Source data
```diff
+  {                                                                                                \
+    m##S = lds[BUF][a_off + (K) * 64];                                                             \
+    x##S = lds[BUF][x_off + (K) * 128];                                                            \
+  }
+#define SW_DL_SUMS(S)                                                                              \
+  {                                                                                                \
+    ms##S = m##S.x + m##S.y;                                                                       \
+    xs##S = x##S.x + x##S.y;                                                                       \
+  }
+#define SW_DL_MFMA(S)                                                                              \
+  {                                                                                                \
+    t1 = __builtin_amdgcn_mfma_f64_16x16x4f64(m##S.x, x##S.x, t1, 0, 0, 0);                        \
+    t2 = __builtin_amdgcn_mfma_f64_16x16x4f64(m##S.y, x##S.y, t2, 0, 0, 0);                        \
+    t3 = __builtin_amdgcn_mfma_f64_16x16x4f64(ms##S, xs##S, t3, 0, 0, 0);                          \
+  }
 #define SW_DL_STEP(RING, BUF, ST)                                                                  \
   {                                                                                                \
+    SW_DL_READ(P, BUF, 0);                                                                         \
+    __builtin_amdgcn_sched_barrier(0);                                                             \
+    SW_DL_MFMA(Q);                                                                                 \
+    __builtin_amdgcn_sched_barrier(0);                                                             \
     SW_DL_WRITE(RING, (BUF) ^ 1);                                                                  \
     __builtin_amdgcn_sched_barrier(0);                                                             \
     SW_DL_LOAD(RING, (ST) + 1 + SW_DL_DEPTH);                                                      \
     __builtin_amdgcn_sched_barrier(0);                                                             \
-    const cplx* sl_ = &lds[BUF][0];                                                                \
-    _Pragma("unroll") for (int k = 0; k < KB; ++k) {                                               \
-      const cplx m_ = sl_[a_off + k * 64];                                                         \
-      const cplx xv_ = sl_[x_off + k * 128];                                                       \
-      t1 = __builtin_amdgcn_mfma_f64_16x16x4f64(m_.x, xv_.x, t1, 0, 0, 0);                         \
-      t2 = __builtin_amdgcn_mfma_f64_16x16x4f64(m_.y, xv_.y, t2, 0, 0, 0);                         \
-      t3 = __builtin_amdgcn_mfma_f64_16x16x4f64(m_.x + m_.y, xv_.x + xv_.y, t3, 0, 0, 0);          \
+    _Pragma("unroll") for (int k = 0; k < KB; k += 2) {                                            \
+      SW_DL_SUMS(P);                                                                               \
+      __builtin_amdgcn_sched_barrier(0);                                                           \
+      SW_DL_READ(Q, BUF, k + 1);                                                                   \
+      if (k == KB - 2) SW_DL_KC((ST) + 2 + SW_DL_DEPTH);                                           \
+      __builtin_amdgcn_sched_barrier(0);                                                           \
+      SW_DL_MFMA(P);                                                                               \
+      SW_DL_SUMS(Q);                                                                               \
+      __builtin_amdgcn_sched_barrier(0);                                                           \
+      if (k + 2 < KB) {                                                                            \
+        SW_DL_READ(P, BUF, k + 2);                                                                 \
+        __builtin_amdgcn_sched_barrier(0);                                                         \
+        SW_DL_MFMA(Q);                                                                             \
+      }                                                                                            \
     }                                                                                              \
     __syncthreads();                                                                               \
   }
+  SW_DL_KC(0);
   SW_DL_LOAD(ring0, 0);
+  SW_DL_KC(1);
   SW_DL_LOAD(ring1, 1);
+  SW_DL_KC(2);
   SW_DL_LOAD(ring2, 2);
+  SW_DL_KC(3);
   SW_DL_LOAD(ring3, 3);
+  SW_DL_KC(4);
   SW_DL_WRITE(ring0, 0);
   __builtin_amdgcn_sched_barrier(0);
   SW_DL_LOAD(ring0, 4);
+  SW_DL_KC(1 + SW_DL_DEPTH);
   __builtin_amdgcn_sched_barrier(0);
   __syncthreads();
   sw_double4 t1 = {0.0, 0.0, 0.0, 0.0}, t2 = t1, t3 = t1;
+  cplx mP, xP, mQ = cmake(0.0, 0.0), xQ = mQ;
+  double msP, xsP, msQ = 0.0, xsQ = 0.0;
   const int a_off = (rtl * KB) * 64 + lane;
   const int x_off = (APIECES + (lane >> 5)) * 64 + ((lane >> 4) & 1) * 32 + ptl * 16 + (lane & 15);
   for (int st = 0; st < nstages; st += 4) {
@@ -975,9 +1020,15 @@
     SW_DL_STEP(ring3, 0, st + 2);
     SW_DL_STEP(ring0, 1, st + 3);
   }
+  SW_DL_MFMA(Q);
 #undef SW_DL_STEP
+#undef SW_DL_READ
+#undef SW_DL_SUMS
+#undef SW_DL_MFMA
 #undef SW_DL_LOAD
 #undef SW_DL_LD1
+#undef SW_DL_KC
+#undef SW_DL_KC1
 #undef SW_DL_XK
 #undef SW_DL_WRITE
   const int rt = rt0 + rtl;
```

### WHAT THE TASK REQUIRES:
Nothing but a number should be given: the count of lines in the entries that contain the word "cplx".

### ANSWER:
4